Let’s look at one other scatter plot of estimated pollution burden and a health outcome.
SoCalEJ %>%
filter(PolBurdP >= 0 & CardiovasP >= 0) %>%
ggplot(aes(x = PolBurdP, y = CardiovasP, color = County)) +
geom_point(size = 0.5, alpha = 0.5) +
geom_smooth() +
theme_bw() +
facet_wrap(~County)
Very strange here. Orange County has a positive relationship, but the other counties have non-linear relationships between these two variables.
11.3.2.2 Exercise 2.
- Generate a hypothesis of a causal relationship that you can test. Does variable X cause variable Y to increase/decrease?
- Prepare a four-county scatter-plot of your selected variables you think may have a causal relationship.
- Examine the results.
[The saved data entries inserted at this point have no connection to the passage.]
template <int N, int DIM, int G, int WAVES, int PREC, bool SAMPLER, int OCC = 2>
__global__ void __launch_bounds__(WAVES * 64, OCC) egnn_kernel(EgnnParams p) {
  const int mode = SAMPLER ? 3 : p.mode;
  using C = EgnnCfg<N, DIM, G, WAVES>;
  constexpr int NT = C::NT;
  extern __shared__ __attribute__((aligned(16))) float lds[];

  const int L = p.n_layers;
  const int vec_f = C::vec_f(L);
  for (int i = threadIdx.x; i < VEC_EMB_F + L * VEC_LAYER_F; i += WAVES * 64) lds[i] = p.vecs[i];
  __syncthreads();

  const int wave = threadIdx.x >> 6;
  const int lane = threadIdx.x & 63;
  const int cl = lane & 31;
  const int hh = lane >> 5;
  float* PB = lds + vec_f + wave * C::WAVE_F;
  float* posbuf0 = PB + C::PB_F;
  float* posbuf1 = posbuf0 + C::POS_F;
  float* pos0 = posbuf1 + C::POS_F;
  float* xbuf = pos0 + C::POS_F;
  const float* vemb = lds;

  const long long total_waves = (long long)gridDim.x * WAVES;
  const long long quota = (p.B + total_waves - 1) / total_waves;
  const long long wbeg = ((long long)blockIdx.x * WAVES + wave) * quota;
  const long long wend = (wbeg + quota < p.B) ? wbeg + quota : p.B;
  for (long long walker0 = wbeg; walker0 < wend; walker0 += G) {
    const int nwalk = (int)((wend - walker0) < G ? (wend - walker0) : G);
    const int ncol = nwalk * N;
    const int ntile = (ncol + 31) >> 5;
    int col[NT], nodei[NT];
    bool valid[NT];
    long long wid[NT];
    float xcur[NT][DIM];
#pragma unroll
    for (int T = 0; T < NT; ++T) {
      col[T] = T * 32 + cl;
      int w = col[T] / N;
      nodei[T] = col[T] - w * N;
      wid[T] = walker0 + w;
      valid[T] = (col[T] < ncol);
      if (!valid[T]) wid[T] = p.B - 1;
      const float* src = (mode == 3 ? p.x : p.x_in);
#pragma unroll
      for (int k = 0; k < DIM; ++k) xcur[T][k] = valid[T] ? src[(walker0 * N + col[T]) * DIM + k] : 0.0f;
    }
    int bad_from[NT];
#pragma unroll
    for (int T = 0; T < NT; ++T) bad_from[T] = 0x7fffffff;
    bool mine[NT];
#pragma unroll
    for (int T = 0; T < NT; ++T) mine[T] = valid[T];
    if (PREC != 2 && p.repair) {
      bool bad = false;
      float* flag = PB;
#pragma unroll
      for (int T = 0; T < NT; ++T) {
        bool b = false;
#pragma unroll
        for (int k = 0; k < DIM; ++k) {
          const float v = (mode == 3) ? xcur[T][k] : (valid[T] ? p.out[(walker0 * N + col[T]) * DIM + k] : 0.0f);
          b = b || !__builtin_isfinite(v);
        }
        if (hh == 0) flag[col[T]] = b ? 1.0f : 0.0f;
        bad = bad || b;
      }
      if (!__any(bad)) continue;
      wave_lds_fence();
#pragma unroll
      for (int T = 0; T < NT; ++T) {
        const int cb = (col[T] < ncol) ? col[T] - nodei[T] : 0;
        float any = 0.f;
        for (int q = 0; q < N; ++q) any += flag[cb + q];
        mine[T] = valid[T] && any != 0.f;
      }
      wave_lds_fence();
      if (mode == 3) {
#pragma unroll
        for (int T = 0; T < NT; ++T) {
#pragma unroll
          for (int k = 0; k < DIM; ++k)
            xcur[T][k] = valid[T] ? p.x_backup[(walker0 * N + col[T]) * DIM + k] : 0.0f;
          if (p.stats_out && p.bad_from && valid[T]) bad_from[T] = p.bad_from[walker0 * N + col[T]];
        }
      }
    }

#pragma unroll
    for (int T = 0; T < NT; ++T)
#pragma unroll
      for (int k = 0; k < DIM; ++k)
        if (hh == 0) xbuf[col[T] * DIM + k] = xcur[T][k];
    wave_lds_fence();

    const int nsteps = (mode == 3) ? p.n_steps : 1;
    for (int step = 0; step < nsteps; ++step) {
#if PITA_EGNN_RECOMPUTE_COLS
      int col[NT], nodei[NT];
      bool valid[NT];
      long long wid[NT];
      {
        int cl_o = cl;
        asm volatile("" : "+v"(cl_o));
#pragma unroll
        for (int T = 0; T < NT; ++T) {
          col[T] = T * 32 + cl_o;
          const int w = col[T] / N;
          nodei[T] = col[T] - w * N;
          wid[T] = walker0 + w;
          valid[T] = (col[T] < ncol);
          if (!valid[T]) wid[T] = p.B - 1;
        }
      }
#endif
      float c_s[NT], c_in[NT], c_out[NT], tfeat[NT], hval[NT], bfeat[NT];
      float g2 = 0.f, gamma = 0.f, dt = 0.f, noise_scale = 0.f, sqrt_dt = 0.f;
      if (mode == 3) {
        const float* st = p.step_tab + (size_t)step * PITA_STEP_STRIDE;
        auto uni = [&](int i) {
          return __builtin_bit_cast(float, __builtin_amdgcn_readfirstlane(__builtin_bit_cast(int, st[i])));
        };
        const float u_cs = uni(PITA_ST_CS), u_cin = uni(PITA_ST_CIN), u_cout = uni(PITA_ST_COUT),
                    u_cn = uni(PITA_ST_CNOISE), u_h = uni(PITA_ST_H), u_b = uni(PITA_ST_BETA);
#pragma unroll
        for (int T = 0; T < NT; ++T) {
          c_s[T] = u_cs; c_in[T] = u_cin; c_out[T] = u_cout;
          tfeat[T] = u_cn; hval[T] = u_h; bfeat[T] = u_b;
        }
        g2 = uni(PITA_ST_G2); gamma = uni(PITA_ST_GAMMA); dt = uni(PITA_ST_DT);
        noise_scale = uni(PITA_ST_NOISE_SCALE); sqrt_dt = uni(PITA_ST_SQRT_DT);
      } else {
#pragma unroll
        for (int T = 0; T < NT; ++T) {
          float tv = p.t[wid[T]];
          bfeat[T] = p.beta ? p.beta[wid[T]] : 0.0f;
          if (mode == 0) {
            c_s[T] = 0.f; c_in[T] = 1.f; c_out[T] = 1.f; tfeat[T] = tv; hval[T] = 1.f;
          } else {
            hval[T] = tv;
            c_s[T] = 1.0f / (1.0f + tv);
            c_in[T] = 1.0f / sqrtf(1.0f + tv);
            c_out[T] = sqrtf(tv) * c_in[T];
            tfeat[T] = 0.125f * logf(tv);
          }
        }
      }

      f32x16 hfeat[NT];
#pragma unroll
      for (int T = 0; T < NT; ++T) {
#pragma unroll
        for (int k = 0; k < DIM; ++k) {
          const float xc = xbuf[col[T] * DIM + k];
          const float ps = (mode == 0) ? xc : c_in[T] * xc;
          if (hh == 0) {
            pos0[col[T] * DIM + k] = ps;
            posbuf0[col[T] * DIM + k] = ps;
          }
        }
        float a0, a1;
        if (p.in_nf == 1) {
          a0 = tfeat[T]; a1 = 0.f;
        } else if (p.feature_layout == 0) {
          a0 = (2 * nodei[T] < N) ? tfeat[T] : bfeat[T];
          a1 = (2 * nodei[T] + 1 < N) ? tfeat[T] : bfeat[T];
        } else {
          a0 = tfeat[T]; a1 = bfeat[T];
        }
        f32x16 w0 = lds_vec16(vemb + hh * 16), w1 = lds_vec16(vemb + 32 + hh * 16), eb = lds_vec16(vemb + 64 + hh * 16);
#pragma unroll
        for (int r = 0; r < 16; ++r) hfeat[T][r] = fmaf(w0[r], a0, fmaf(w1[r], a1, eb[r]));
      }
      wave_lds_fence();

      float* poscur = posbuf0;
      float* posnext = posbuf1;
      for (int l = 0; l < L; ++l) {
        const float* mats = p.mats + (size_t)l * M_COUNT * MAT_F;
        const unsigned* mats16 = p.mats16 + (size_t)l * M_COUNT * MAT_W;
        const unsigned* mats16h = p.mats16h + (size_t)l * M_COUNT * MAT_WH;
        constexpr int NPREC = (PREC == 2 && !F16_NODE_LAYERS) ? 1 : PREC;
        constexpr bool NODE16 = (PREC == 2 && F16_NODE_LAYERS);
        const unsigned* matsn = NODE16 ? mats16h : mats16;
        const float* vl = lds + VEC_EMB_F + l * VEC_LAYER_F + hh * 16;
        const bool last = (l == L - 1);
        const float aggw = last ? 0.0f : (PREC == 2 ? 1.0f / F16_SX : 1.0f);
        {
          WFrag<NPREC> wb;
          wb.load(mats, matsn, M_WB, lane);
#pragma unroll
          for (int T = 0; T < NT; ++T) {
            if (T >= ntile) continue;
            f32x16 z = {0};
            f32x16 pb = wb.mul(hfeat[T], z);
            if (NODE16) pb *= F16_UNSCALE;
            f32x4* dst = reinterpret_cast<f32x4*>(PB + col[T] * PBS + hh * 16);
            dst[0] = f32x4{pb[0], pb[1], pb[2], pb[3]};
            dst[1] = f32x4{pb[4], pb[5], pb[6], pb[7]};
            dst[2] = f32x4{pb[8], pb[9], pb[10], pb[11]};
            dst[3] = f32x4{pb[12], pb[13], pb[14], pb[15]};
          }
        }
        wave_lds_fence();

        WFrag<PREC> w2f, wc1f;
        w2f.load(mats, PREC == 2 ? mats16h : mats16, M_W2, lane);
        wc1f.load(mats, PREC == 2 ? mats16h : mats16, M_WC1, lane);
        const float a_re = lds[VEC_EMB_F + l * VEC_LAYER_F + V_WRE * EH + lane];
        const float b_att = lds[VEC_EMB_F + l * VEC_LAYER_F + V_COUNT * EH];

#pragma unroll
        for (int T = 0; T < NT; ++T) {
          if (T >= ntile) continue;
          f32x16 Ai;
          {
            WFrag<NPREC> wa;
            wa.load(mats, matsn, M_WA, lane);
            Ai = wa.mul(hfeat[T], lds_vec16(vl + V_B1 * EH));
            if (NODE16) Ai *= F16_UNSCALE;
          }
          f32x16 agg = {0};
          float xacc[DIM], pown[DIM], p0own[DIM];
#pragma unroll
          for (int k = 0; k < DIM; ++k) {
            xacc[k] = 0.f;
            pown[k] = poscur[col[T] * DIM + k];
            p0own[k] = pos0[col[T] * DIM + k];
          }
          const int cbase = col[T] - nodei[T];

          for (int dd = 1; dd < N; ++dd) {
            asm volatile("" ::: "memory");
            int j = nodei[T] + dd;
            j = (j >= N) ? j - N : j;
            const int cj = (col[T] < ncol) ? cbase + j : col[T];
            float df[DIM], radial = 0.f, ea = 0.f;
#pragma unroll
            for (int k = 0; k < DIM; ++k) {
              df[k] = pown[k] - poscur[cj * DIM + k];
              radial = fmaf(df[k], df[k], radial);
              const float e0 = p0own[k] - pos0[cj * DIM + k];
              ea = fmaf(e0, e0, ea);
            }
            f32x16 m = Ai + lds_vec16(PB + cj * PBS + hh * 16);
            m = __builtin_amdgcn_mfma_f32_32x32x2f32(a_re, hh ? ea : radial, m, 0, 0, 0);
            __builtin_amdgcn_s_setprio(0);
            if (PREC == 2) silu16_out(m); else silu16(m);
            __builtin_amdgcn_s_setprio(1);
            m = w2f.mul(m, lds_vec16(vl + V_B2 * EH));
            __builtin_amdgcn_s_setprio(0);
            if (PREC == 2) silu16_acc(m); else silu16(m);
            __builtin_amdgcn_s_setprio(1);
            if (p.attention) {
              const float att = fast_sigmoid(xhalf_sum(dot16(lds_vec16(vl + V_WATT * EH), m)) + b_att);
              m *= att;
            }
#pragma unroll
            for (int r = 0; r < 16; ++r) agg[r] = fmaf(m[r], aggw, agg[r]);
            f32x16 c1 = wc1f.mul(m, lds_vec16(vl + V_BC1 * EH));
            __builtin_amdgcn_s_setprio(0);
            if (PREC == 2) silu16_acc(c1); else silu16(c1);
            __builtin_amdgcn_s_setprio(1);
            float cs = xhalf_sum(dot16(lds_vec16(vl + V_WC2 * EH), c1));
            if (p.tanh_on) cs = accurate_tanh(cs) * p.coord_scale;
            const float inrm = __builtin_amdgcn_rcpf(__builtin_amdgcn_sqrtf(radial + 1e-8f) + 1.0f);
#pragma unroll
            for (int k = 0; k < DIM; ++k) xacc[k] = fmaf(df[k] * inrm, cs, xacc[k]);
          }
#pragma unroll
          for (int k = 0; k < DIM; ++k) {
            if (hh == 0) posnext[col[T] * DIM + k] = pown[k] + xacc[k];
          }
          if (!last) {
            WFrag<NPREC> wn;
            wn.load(mats, matsn, M_WN1A, lane);
            f32x16 n1 = wn.mul(hfeat[T], lds_vec16(vl + V_BN1 * EH));
            wn.load(mats, matsn, M_WN1B, lane);
            n1 = wn.mul(agg, n1);
            if (NODE16) silu16_acc(n1); else if (PREC == 2) silu16_out(n1); else silu16(n1);
            WFrag<PREC> wo;
            wo.load(mats, PREC == 2 ? mats16h : mats16, M_WN2, lane);
            f32x16 o = wo.mul(n1, lds_vec16(vl + V_BN2 * EH));
            if (PREC == 2) o *= F16_UNSCALE;
            hfeat[T] += o;
          }
        }
        wave_lds_fence();
        float* tmp = poscur; poscur = posnext; posnext = tmp;
      }

      float* scr = PB;
      float F[NT][DIM];
#pragma unroll
      for (int T = 0; T < NT; ++T)
#pragma unroll
        for (int k = 0; k < DIM; ++k) {
          F[T][k] = poscur[col[T] * DIM + k] - pos0[col[T] * DIM + k];
          if (hh == 0) scr[col[T] * DIM + k] = F[T][k];
        }
      wave_lds_fence();
#pragma unroll
      for (int T = 0; T < NT; ++T) {
        const int cb = (col[T] < ncol) ? col[T] - nodei[T] : 0;
#pragma unroll
        for (int k = 0; k < DIM; ++k) {
          float s = 0.f;
          for (int q = 0; q < N; ++q) s += scr[(cb + q) * DIM + k];
          F[T][k] -= s / (float)N;
        }
      }
      wave_lds_fence();

      if (mode != 3) {
#pragma unroll
        for (int T = 0; T < NT; ++T)
#pragma unroll
          for (int k = 0; k < DIM; ++k) {
            float o = F[T][k];
            if (mode >= 1) {
              const float xc = xbuf[col[T] * DIM + k];
              o = c_s[T] * xc + c_out[T] * F[T][k];
              if (mode == 2) o = (o - xc) / hval[T];
            }
            if (mine[T] && hh == 0) p.out[(walker0 * N + col[T]) * DIM + k] = o;
          }
      } else {
        float xn[NT][DIM];
        float st_d = 0.f, st_d2 = 0.f, st_n = 0.f, st_n2 = 0.f;
#pragma unroll
        for (int T = 0; T < NT; ++T) {
          float xi[4] = {0.f, 0.f, 0.f, 0.f};
          if (p.noise) {
#pragma unroll
            for (int k = 0; k < DIM; ++k)
              xi[k] = valid[T] ? p.noise[((size_t)step * p.B * N + (size_t)(walker0 * N + col[T])) * DIM + k] : 0.f;
          } else {
            philox_normal4(p.seed, p.walker_offset + (unsigned long long)wid[T], p.step0 + step, (uint32_t)nodei[T], xi);
          }
          bool take_col = true;
          if (p.stats_out && valid[T] && hh == 0) {
            if (PREC == 2) {
#pragma unroll
              for (int k = 0; k < DIM; ++k) {
                const float xc = xbuf[col[T] * DIM + k];
                const float Dth = c_s[T] * xc + c_out[T] * F[T][k];
                take_col = take_col && __builtin_isfinite(gamma * (((Dth - xc) / hval[T]) * g2));
              }
              take_col = take_col && bad_from[T] == 0x7fffffff;
              if (!take_col && bad_from[T] == 0x7fffffff) bad_from[T] = step;
            } else if (p.repair) {
              take_col = step >= bad_from[T];
            }
          }
#pragma unroll
          for (int k = 0; k < DIM; ++k) {
            const float xc = xbuf[col[T] * DIM + k];
            const float Dth = c_s[T] * xc + c_out[T] * F[T][k];
            const float sc = (Dth - xc) / hval[T];
            const float drift = gamma * (sc * g2);
            if (p.drift_out && step == nsteps - 1 && mine[T] && hh == 0)
              p.drift_out[(walker0 * N + col[T]) * DIM + k] = drift;
            const float dif = noise_scale * xi[k];
            if (p.stats_out && valid[T] && hh == 0) {
              const bool take = take_col;
              if (take) {
                st_d += drift; st_d2 = fmaf(drift, drift, st_d2);
                st_n += dif; st_n2 = fmaf(dif, dif, st_n2);
              }
            }
            xn[T][k] = xc + (drift * dt + (dif * sqrt_dt));
            if (hh == 0) scr[col[T] * DIM + k] = xn[T][k];
          }
        }
        if (p.stats_out) {
          double m4[4] = {(double)st_d, (double)st_d2, (double)st_n, (double)st_n2};
#pragma unroll
          for (int q = 0; q < 4; ++q) {
            for (int o = 32; o > 0; o >>= 1) m4[q] += __shfl_xor(m4[q], o, 64);
            if (lane == 0) atomicAdd(p.stats_out + (size_t)step * 4 + q, m4[q]);
          }
        }
        if (p.remove_mean) {
          wave_lds_fence();
#pragma unroll
          for (int T = 0; T < NT; ++T) {
            const int cb = (col[T] < ncol) ? col[T] - nodei[T] : 0;
#pragma unroll
            for (int k = 0; k < DIM; ++k) {
              float s = 0.f;
              for (int q = 0; q < N; ++q) s += scr[(cb + q) * DIM + k];
              xn[T][k] -= s / (float)N;
            }
          }
          wave_lds_fence();
        }
#pragma unroll
        for (int T = 0; T < NT; ++T)
#pragma unroll
          for (int k = 0; k < DIM; ++k)
            if (hh == 0) xbuf[col[T] * DIM + k] = xn[T][k];
        wave_lds_fence();
      }
    }

    if (mode == 3) {
#pragma unroll
      for (int T = 0; T < NT; ++T) {
#pragma unroll
        for (int k = 0; k < DIM; ++k)
          if (mine[T] && hh == 0) p.x[(walker0 * N + col[T]) * DIM + k] = xbuf[col[T] * DIM + k];
        if (PREC == 2 && p.stats_out && p.bad_from && valid[T] && hh == 0) p.bad_from[walker0 * N + col[T]] = bad_from[T];
      }
    }
    wave_lds_fence();
  }
}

Is there a relationship? Does it vary by county?
11.3.2.3 Histograms
Histograms are useful ways to explore a distribution of values.
The basic histogram is shown in Figure 11.7. The distribution of high pollution burden census tracts is skewed right towards higher values (i.e., worst scores).
SoCalEJ %>%
filter(PolBurdP >= 0) %>%
ggplot(aes(x = PolBurdP)) +
geom_histogram() #+
#theme_bw() +
#facet_wrap(~County)
Now let’s make that prettier and add a facet_wrap()
by county as shown in Figure 11.8. I’ll also fix the axis labels using the labs()
function to name them real names.
SoCalEJ %>%
filter(PolBurdP >= 0) %>%
ggplot(aes(x = PolBurdP, fill = County)) +
geom_histogram() +
theme_bw() +
facet_wrap(~County) +
labs(x = 'Pollution Burden (%)',
y = 'Count of census tracts')
Now, we can clearly see very big differences in census tract counts and distributions of the pollution burden variable. LA County has a massive distribution of highly burdened census tracts.
11.3.2.4 Exercise 3.
- Choose a variable you think is interesting and make a four-county histogram plot of it.
- Is there a story that you can start to craft with your histogram?
11.3.3 Bar and Column plots (column is usually better)
Basic example of a bar plot is shown in Figure 11.9.
There are more census tracts in LA than the other counties, because far more people live in LA than the other counties.
We can try to put the places in there, but it gets messy as shown in fig-Bar2 when looking at San Bernardino places. I’ve switched them to the y-axis to make it horizontal and made the font text smaller using
SoCalEJ %>%
filter(County == 'San Bernardino') %>%
ggplot(aes(y = ApproxLoc)) +
geom_bar() +
theme(axis.text = element_text(size = 6)) +
labs(y = '', x = 'Count of census tracts')
Note that geom_bar()
works well with categorical variables, but doesn’t like continuous and numerical values.
11.3.4 Exploration and Improvisation
In this section, we are going to follow your interests to generate visualizations improvisationally. Hopefully there will be minimal struggle.